#Exodus 20:16

The eighth commandment

You shall not bear false witness.

Despite nearly two millennia of interpretation, this commandment isn’t just some fancy biblical language for the broad category of “lying.” It actually is about what it says: being a witness. In court.
You can’t violate this commandment in private. Witnessing was a public act. (Remembering that witnessing here means saying something, not seeing something.) It’s not regular old lying or deceit - there’s a different Hebrew word for that, and there’s no biblical law against it.
This is, simply, a law against perjury. Why would such a thing be in the Ten Commandments? Seems awfully specific (which is why, I think, everyone from Origen and Augustine on wanted to expand the meaning). But there are multiple biblical laws about testimony, for good reason.
Witnesses were the main, almost exclusive, form of evidence. False witnesses, or conspiring witnesses, could (and still can) ruin a defendant’s life. Just ask poor Naboth. Reliable witness was the underpinning of the entire justice system, as is still largely the case.
This is why just about the most solemn ritual moment in our civic lives is being sworn in under oath in court.

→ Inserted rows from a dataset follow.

# zhong-yy/volpick

Hardware: AMD Instinct MI355X
Metric: waveform-windows/sec (higher is better)
Workload: dtype f32 (exact 3xbf16 split products, fp32 accumulate)

## Files before the change

### volpick_amd/csrc/eqt_mid_parts.h

```cpp
#pragma once
#include "eqt_kernels.h"
#include "prepost.h"
#include "conv_valu.h"
#if !defined(MID_TID) || !defined(MID_NT) || !defined(MID_TEAM)
#error "define MID_TID / MID_NT / MID_TEAM before including eqt_mid_parts.h"
#endif

__device__ __forceinline__ bool team_vote_or(bool mine) {
  const int team = __builtin_amdgcn_readfirstlane(MID_TEAM);
  return __builtin_amdgcn_readfirstlane((__ockl_wgred_or_i32(mine ? (1 << team) : 0) >> team) & 1) != 0;
}

namespace vp {

namespace {

constexpr int T = EQT_T;

__device__ inline float lane_bcast(float v, int lane) {
  return __int_as_float(__builtin_amdgcn_readlane(__float_as_int(v), lane));
}
__device__ inline float rcp_fast(float x) { return __builtin_amdgcn_rcpf(x); }
__device__ inline float sigmoid_fast(float x) { return rcp_fast(1.f + __expf(-x)); }
__device__ inline float tanh_fast(float z) {
  const float t = __expf(2.f * z);
  return 1.f - 2.f * rcp_fast(t + 1.f);
}

__device__ inline int lstm_row(int lane) { return (lane & 3) * 16 + (lane >> 2); }
template <int SEL>
__device__ inline float quad_bcast(float v) {
  const int x = __float_as_int(v);
  return __int_as_float(__builtin_amdgcn_update_dpp(x, x, SEL * 0x55, 0xF, 0xF, false));
}

template <int CIN>
__device__ void lstm_project(const float* xs, float* gx, const LstmWeights w, const int t0, const int tstep) {
  const int lane = MID_TID & 63, row = lstm_row(lane);
  float wih[CIN];
#pragma unroll
  for (int c = 0; c < CIN; ++c) wih[c] = w.w_ih[row * CIN + c];
  const float b = w.b[row];
  for (int t = t0; t < T; t += tstep) {
    float a0 = b, a1 = 0.f, a2 = 0.f, a3 = 0.f;
#pragma unroll
    for (int c = 0; c < CIN; c += 4) {
      const float4 x = *reinterpret_cast<const float4*>(xs + t * CIN + c);
      a0 = fmaf(wih[c], x.x, a0);
      a1 = fmaf(wih[c + 1], x.y, a1);
      a2 = fmaf(wih[c + 2], x.z, a2);
      a3 = fmaf(wih[c + 3], x.w, a3);
    }
    gx[t * 64 + lane] = (a0 + a1) + (a2 + a3);
  }
}

__device__ inline void lstm_load_whh(f32x2 (&whh)[EQT_H / 2], const LstmWeights w) {
  const int row = lstm_row(MID_TID & 63);
  const f32x2* p = reinterpret_cast<const f32x2*>(w.w_hh + row * EQT_H);
#pragma unroll
  for (int j = 0; j < EQT_H / 2; ++j) whh[j] = p[j];
}
__device__ __forceinline__ float lstm_gate_scale(const int gate) { return gate == 2 ? -2.885390082f : -1.442695041f; }
template <int GS = 64, bool SCALED = false, bool DUMP_C = false>
__device__ void lstm_recur(const float* gx, const f32x2 (&whh)[EQT_H / 2], const bool reverse, float* hout, const int hs,
                           float* cout = nullptr, const int cs = 0) {
  const int lane = MID_TID & 63;
  const bool is_g = (lane & 3) == 2;
  float h = 0.f, c = 0.f;
  float gnext = gx[(reverse ? T - 1 : 0) * GS + lane];
  for (int s = 0; s < T; ++s) {
    const int t = reverse ? T - 1 - s : s;
    f32x2 ga = {gnext, 0.f}, gb = {0.f, 0.f};
    {
      const int sn = s + 1 < T ? s + 1 : s;
      gnext = gx[(reverse ? T - 1 - sn : sn) * GS + lane];
    }
#pragma unroll
    for (int j = 0; j < EQT_H / 2; j += 2) {
      const f32x2 ha = {lane_bcast(h, 8 * j), lane_bcast(h, 8 * j + 4)};
      const f32x2 hb = {lane_bcast(h, 8 * j + 8), lane_bcast(h, 8 * j + 12)};
      ga.x = fmaf(whh[j].x, ha.x, ga.x), ga.y = fmaf(whh[j].y, ha.y, ga.y);
      gb.x = fmaf(whh[j + 1].x, hb.x, gb.x), gb.y = fmaf(whh[j + 1].y, hb.y, gb.y);
    }
    const float g0 = ga.x, g1 = ga.y, g2 = gb.x, g3 = gb.y;
    const float g = (g0 + g1) + (g2 + g3);
    if constexpr (SCALED) {
      const float sg = rcp_fast(1.f + __builtin_amdgcn_exp2f(g));
      const float act = is_g ? fmaf(sg, 2.f, -1.f) : sg;
      float cn, og;
      asm volatile(
          "s_nop 1\n\t"
          "v_mov_b32_dpp %0, %3 quad_perm:[2,2,2,2] row_mask:0xf bank_mask:0xf\n\t"
          "v_mov_b32_dpp %1, %3 quad_perm:[3,3,3,3] row_mask:0xf bank_mask:0xf\n\t"
          "v_mul_f32_dpp %0, %3, %0 quad_perm:[0,0,0,0] row_mask:0xf bank_mask:0xf\n\t"
          "v_fmac_f32_dpp %0, %3, %2 quad_perm:[1,1,1,1] row_mask:0xf bank_mask:0xf"
          : "=&v"(cn), "=&v"(og)
          : "v"(c), "v"(act));
      c = cn;
      h = og * fmaf(rcp_fast(__builtin_amdgcn_exp2f(c * 2.885390082f) + 1.f), -2.f, 1.f);
    } else {
      const float sg = sigmoid_fast(is_g ? 2.f * g : g);
      const float act = is_g ? 2.f * sg - 1.f : sg;
      const float ig = quad_bcast<0>(act), fg = quad_bcast<1>(act), gg = quad_bcast<2>(act), og = quad_bcast<3>(act);
      c = fmaf(fg, c, ig * gg);
      h = og * tanh_fast(c);
    }
    if ((lane & 3) == 0) hout[(lane >> 2) * hs + t] = h;
    if constexpr (DUMP_C) {
      if ((lane & 3) == 0) cout[(lane >> 2) * cs + t] = c;
    }
  }
}

template <int CIN>
__device__ void lstm_direction(const float* xs, float* gx, const LstmWeights w, const bool reverse, float* hout,
                               const int hs) {
  f32x2 whh[EQT_H / 2];
  lstm_load_whh(whh, w);
  lstm_project<CIN>(xs, gx, w, 0, 1);
  lstm_recur(gx, whh, reverse, hout, hs);
}

template <int KS>
__device__ __forceinline__ void mfma_load_a(float (&a)[KS], const float* w, const int row_stride) {
  static_assert(KS % 4 == 0, "16-byte loads");
  const int lane = MID_TID & 63;
  const float4* p = reinterpret_cast<const float4*>(w + (lane & 15) * row_stride + (lane >> 4) * KS);
#pragma unroll
  for (int i = 0; i < KS / 4; ++i) {
    const float4 v = p[i];
    a[4 * i] = v.x, a[4 * i + 1] = v.y, a[4 * i + 2] = v.z, a[4 * i + 3] = v.w;
  }
}
template <int KS>
__device__ __forceinline__ void mfma_load_a_t(float (&a)[KS], const float* w, const int k_stride) {
  const int lane = MID_TID & 63;
#pragma unroll
  for (int ks = 0; ks < KS; ++ks) a[ks] = w[(lane & 15) + ((lane >> 4) * KS + ks) * k_stride];
}
__device__ __forceinline__ void load4(float (&v)[4], const float* p) {
  const float4 q = *reinterpret_cast<const float4*>(p);
  v[0] = q.x, v[1] = q.y, v[2] = q.z, v[3] = q.w;
}
template <int KS>
__device__ __forceinline__ f32x4 mfma_tile(const float (&a)[KS], const float* b, const int bs, const int n0, f32x4 acc) {
  const int lane = MID_TID & 63;
  const float* bp = b + (lane >> 4) * KS * bs + n0 + (lane & 15);
#pragma unroll
  for (int ks = 0; ks < KS; ++ks) acc = __builtin_amdgcn_mfma_f32_16x16x4f32(a[ks], bp[ks * bs], acc, 0, 0, 0);
  return acc;
}

constexpr int GXS = 65;
template <int CIN>
struct ProjFrag {
  float a[CIN / 4];
  float bias[4];
};
template <int CIN>
__device__ __forceinline__ void lstm_project_load(ProjFrag<CIN>& f, const LstmWeights w, const int q) {
  const int lane = MID_TID & 63;
  mfma_load_a<CIN / 4>(f.a, w.w_ih + q * 16 * CIN, CIN);
  load4(f.bias, w.b + q * 16 + 4 * (lane >> 4));
}
template <int CIN>
__device__ __forceinline__ void lstm_project_mfma(const ProjFrag<CIN>& f, const float* xs, float* gx, const int q) {
  const int lane = MID_TID & 63;
#pragma unroll
  for (int nt = 0; nt < 3; ++nt) {
    f32x4 acc = {f.bias[0], f.bias[1], f.bias[2], f.bias[3]};
    acc = mfma_tile<CIN / 4>(f.a, xs, 48, 16 * nt, acc);
    const int t = 16 * nt + (lane & 15);
    if (t < T) {
#pragma unroll
      for (int r = 0; r < 4; ++r) gx[t * GXS + 4 * (4 * (lane >> 4) + r) + q] = acc[r] * lstm_gate_scale(q);
    }
  }
}

constexpr int KP = 34;
__device__ __forceinline__ void attn_wa(float (&wa)[32], const float wa_lane) {
#pragma unroll
  for (int u = 0; u < 32; ++u) wa[u] = lane_bcast(wa_lane, u);
}
template <int ES, int UH = 16>
__device__ __forceinline__ void attn_scores(const float (*q)[KP], const float (*k)[KP], float* e, const float (&wa)[32], const bool plain) {
  const int tid = MID_TID, nt = MID_NT;
  if (plain) {
    for (int idx = tid; idx < T * T; idx += nt) {
      const int i = idx / T, j = idx - i * T;
      float s0 = 0.f, s1 = 0.f;
#pragma unroll
      for (int u = 0; u < 32; u += 2) {
        s0 = fmaf(wa[u], tanh_fast(q[i][u] + k[j][u]), s0);
        s1 = fmaf(wa[u + 1], tanh_fast(q[i][u + 1] + k[j][u + 1]), s1);
      }
      e[i * ES + j] = s0 + s1;
    }
  } else {
    for (int idx = tid; idx < T * T; idx += nt) {
      const int i = idx / T, j = idx - i * T;
      const f32x2* qi = reinterpret_cast<const f32x2*>(&q[i][0]);
      const f32x2* kj = reinterpret_cast<const f32x2*>(&k[j][0]);
      f32x2 s = {0.f, 0.f};
#pragma unroll
      for (int u0 = 0; u0 < 16; u0 += UH) {
        if (UH < 16 && u0 > 0) __builtin_amdgcn_sched_barrier(0);
#pragma unroll
        for (int u = u0; u < u0 + UH; ++u) {
          const f32x2 d = __builtin_elementwise_fma(qi[u], kj[u], f32x2{1.f, 1.f});
          const f32x2 r = {rcp_fast(d.x), rcp_fast(d.y)};
          s = __builtin_elementwise_fma(f32x2{wa[2 * u], wa[2 * u + 1]}, r, s);
        }
      }
      e[i * ES + j] = -2.f * (s.x + s.y);
    }
  }
}

template <int ES, bool ZERO_PAD>
__device__ __forceinline__ void attn_softmax(float* e, const float eps, const int width) {
  const int tid = MID_TID, lane = tid & 63, wave = tid >> 6, nw = MID_NT >> 6;
  constexpr int R = 3;
  const int lower = lane - width / 2;
  for (int i0 = wave; i0 < T; i0 += R * nw) {
    float x[R], m[R], ex[R], sum[R];
#pragma unroll
    for (int r = 0; r < R; ++r) {
      const int i = i0 + r * nw;
      x[r] = (lane < T && i < T) ? e[i * ES + lane] : -INFINITY;
    }
    m[0] = x[0], m[1] = x[1], m[2] = x[2];
    wave_max3(m[0], m[1], m[2]);
#pragma unroll
    for (int r = 0; r < R; ++r) {
      const int i = i0 + r * nw;
      ex[r] = (lane < T && i < T) ? __expf(x[r] - m[r]) : 0.f;
      if (width > 0 && !(lower <= i && i < lower + width)) ex[r] = 0.f;
    }
    sum[0] = ex[0], sum[1] = ex[1], sum[2] = ex[2];
    wave_sum3(sum[0], sum[1], sum[2]);
#pragma unroll
    for (int r = 0; r < R; ++r) {
      const int i = i0 + r * nw;
      if (lane < (ZERO_PAD ? T + 1 : T) && i < T) e[i * ES + lane] = ex[r] * rcp_fast(sum[r] + eps);
    }
  }
}

__device__ void attention_core(const float (*xs)[EQT_H], float (*q)[KP], float (*k)[KP], float (*e)[48],
                               float (*v)[EQT_H], const AttnWeights w, const float eps, const int width) {
  const int tid = MID_TID, nt = MID_NT;
  const float wa_lane = w.Wa[tid & 31];
  bool big = false;
  for (int idx = tid; idx < T * 32; idx += nt) {
    const int t = idx >> 5, u = idx & 31;
    float aq = 0.f, ak = w.bh[u];
#pragma unroll
    for (int c = 0; c < EQT_H; ++c) {
      aq = fmaf(xs[t][c], w.Wt[c * 32 + u], aq);
      ak = fmaf(xs[t][c], w.Wx[c * 32 + u], ak);
    }
    q[t][u] = aq;
    k[t][u] = ak;
    big |= !(fabsf(aq) <= 30.f) || !(fabsf(ak) <= 30.f);
  }
  const bool plain = team_vote_or(big);
  if (!plain) {
    for (int idx = tid; idx < T * 32; idx += nt) {
      const int t = idx >> 5, u = idx & 31;
      q[t][u] = __expf(2.f * q[t][u]);
      k[t][u] = __expf(2.f * k[t][u]);
    }
    __syncthreads();
  }
  float wa[32];
  attn_wa(wa, wa_lane);
  attn_scores<48>(q, k, &e[0][0], wa, plain);
  __syncthreads();
  attn_softmax<48, false>(&e[0][0], eps, width);
  __syncthreads();
  for (int idx = tid; idx < T * EQT_H; idx += nt) {
    const int i = idx >> 4, c = idx & 15;
    float acc = 0.f;
    const int j0 = width > 0 ? max(0, i - (width - 1 - width / 2)) : 0, j1 = width > 0 ? min(T - 1, i + width / 2) : T - 1;
    for (int j = j0; j <= j1; ++j) acc = fmaf(e[i][j], xs[j][c], acc);
    v[i][c] = acc;
  }
  __syncthreads();
}

constexpr int AES = 49;
struct AttnFrag {
  float a[4], bias[4];
};
__device__ __forceinline__ void attn_load(AttnFrag& f, const AttnWeights w) {
  const int lane = MID_TID & 63, mt = MID_TID >> 6;
  mfma_load_a_t<4>(f.a, (mt < 2 ? w.Wt : w.Wx) + 16 * (mt & 1), 32);
  load4(f.bias, w.bh + 16 * (mt & 1) + 4 * (lane >> 4));
}
struct NoPrefetch {
  __device__ void operator()() const {}
};

__device__ inline void load_window_transposed(const float* src, int ls, float (*xs)[EQT_H]) {
  for (int idx = MID_TID; idx < EQT_H * T; idx += MID_NT) {
    const int c = idx / T, t = idx - c * T;
    xs[t][c] = src[(long)c * ls + HALO + t];
  }
}

__device__ inline void layer_norm16(const float* z, const float* gamma, const float* beta, float eps, float* out) {
  float mean = 0.f;
#pragma unroll
  for (int c = 0; c < EQT_H; ++c) mean += z[c];
  mean *= (1.f / EQT_H);
  float var = 0.f;
#pragma unroll
  for (int c = 0; c < EQT_H; ++c) var = fmaf(z[c] - mean, z[c] - mean, var);
  var = var * (1.f / EQT_H) + eps;
  const float inv = 1.f / sqrtf(var);
#pragma unroll
  for (int c = 0; c < EQT_H; ++c) out[c] = (z[c] - mean) * inv * gamma[c] + beta[c];
}

template <int G0>
__device__ __forceinline__ void layer_norm_mfma(float (&z)[4], const float par, const float eps) {
  const int g = (MID_TID & 63) >> 4;
  float s = (z[0] + z[1]) + (z[2] + z[3]);
  s += __shfl_xor(s, 16);
  s += __shfl_xor(s, 32);
  const float mean = s * (1.f / EQT_H);
  float d[4], v = 0.f;
#pragma unroll
  for (int r = 0; r < 4; ++r) d[r] = z[r] - mean, v = fmaf(d[r], d[r], v);
  v += __shfl_xor(v, 16);
  v += __shfl_xor(v, 32);
  const float inv = 1.f / sqrtf(v * (1.f / EQT_H) + eps);
#pragma unroll
  for (int r = 0; r < 4; ++r) z[r] = d[r] * inv * __shfl(par, G0 + 4 * g + r) + __shfl(par, G0 + 16 + 4 * g + r);
}

}
}
```

Measured before the change: 3.585 million.

## Restructure attention softmax so each quad of lanes owns one row

Softmax is re-mapped so four lanes share one row, each covering 16 columns, and a wave handles 16 rows at once. The old scheme used one lane per column with full-wave max and sum reductions. Row reductions now happen mostly inside registers, followed by two DPP quad exchanges, which replaces the 64-lane cross-wave shuffles. The cost is more registers per lane and strided per-lane LDS accesses, which may cause bank conflicts.

Measured after the change: 3.573 million. No clear change (-0.3%).

```diff
diff --git a/volpick_amd/csrc/eqt_mid_parts.h b/volpick_amd/csrc/eqt_mid_parts.h
--- a/volpick_amd/csrc/eqt_mid_parts.h
+++ b/volpick_amd/csrc/eqt_mid_parts.h
@@ -219,32 +219,50 @@
   }
 }
 
+template <int X>
+__device__ __forceinline__ float quad_xor(const float v) {
+  static_assert(X == 1 || X == 2, "within the quad");
+  const int x = __float_as_int(v);
+  return __int_as_float(__builtin_amdgcn_update_dpp(x, x, X == 1 ? 0xB1 : 0x4E, 0xF, 0xF, false));
+}
+
 template <int ES, bool ZERO_PAD>
 __device__ __forceinline__ void attn_softmax(float* e, const float eps, const int width) {
   const int tid = MID_TID, lane = tid & 63, wave = tid >> 6, nw = MID_NT >> 6;
-  constexpr int R = 3;
-  const int lower = lane - width / 2;
-  for (int i0 = wave; i0 < T; i0 += R * nw) {
-    float x[R], m[R], ex[R], sum[R];
-#pragma unroll
-    for (int r = 0; r < R; ++r) {
-      const int i = i0 + r * nw;
-      x[r] = (lane < T && i < T) ? e[i * ES + lane] : -INFINITY;
-    }
-    m[0] = x[0], m[1] = x[1], m[2] = x[2];
-    wave_max3(m[0], m[1], m[2]);
-#pragma unroll
-    for (int r = 0; r < R; ++r) {
-      const int i = i0 + r * nw;
-      ex[r] = (lane < T && i < T) ? __expf(x[r] - m[r]) : 0.f;
-      if (width > 0 && !(lower <= i && i < lower + width)) ex[r] = 0.f;
-    }
-    sum[0] = ex[0], sum[1] = ex[1], sum[2] = ex[2];
-    wave_sum3(sum[0], sum[1], sum[2]);
-#pragma unroll
-    for (int r = 0; r < R; ++r) {
-      const int i = i0 + r * nw;
-      if (lane < (ZERO_PAD ? T + 1 : T) && i < T) e[i * ES + lane] = ex[r] * rcp_fast(sum[r] + eps);
+  constexpr int NC = 16;
+  static_assert(3 * NC == T + 1, "three quarters cover the row and its padding column");
+  const int j0 = NC * (lane & 3);
+  for (int i0 = 16 * wave; i0 < T; i0 += 16 * nw) {
+    const int i = i0 + (lane >> 2);
+    float* row = e + (i < T ? i : T - 1) * ES + j0;
+    float x[NC];
+#pragma unroll
+    for (int c = 0; c < NC; ++c) x[c] = j0 + c < T ? row[c] : -INFINITY;
+    float m = x[0];
+#pragma unroll
+    for (int c = 1; c < NC; ++c) m = fmaxf(m, x[c]);
+    m = fmaxf(m, quad_xor<1>(m));
+    m = fmaxf(m, quad_xor<2>(m));
+    const unsigned d = width > 0 ? (unsigned)(i - j0 + width / 2) : 0x40000000u, bound = width > 0 ? (unsigned)width : 0x7fffffffu;
+#pragma unroll
+    for (int c = 0; c < NC; ++c) x[c] = (j0 + c < T && d - c < bound) ? __expf(x[c] - m) : 0.f;
+    float s[NC];
+#pragma unroll
+    for (int c = 0; c < NC; ++c) s[c] = x[c];
+#pragma unroll
+    for (int w = 1; w < NC; w *= 2) {
+#pragma unroll
+      for (int c = 0; c < NC; c += 2 * w) s[c] += s[c + w];
+    }
+    float sum = s[0];
+    sum += quad_xor<1>(sum);
+    sum += quad_xor<2>(sum);
+    const float inv = rcp_fast(sum + eps);
+    if (i < T) {
+#pragma unroll
+      for (int c = 0; c < NC; ++c) {
+        if (j0 + c < (ZERO_PAD ? T + 1 : T)) row[c] = x[c] * inv;
+      }
     }
   }
 }
```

It’s two commandments in one: don’t bear false witness and don’t take an oath in vain. Truthfulness, in that specific context, is more important than anywhere else.
So we’re not content with simply having laws against perjury and penalties for committing it, like we do with every other crime. We invest it with this symbolic significance that is supposed to invoke a higher ethics, a potential divine involvement, etc.
All of which is to say there’s actually nothing “narrow” about this commandment just being about perjury, not about lying more generally. Perjury is still a big deal, still with a religious component, almost uniquely in modern civics. And it was even more so back then.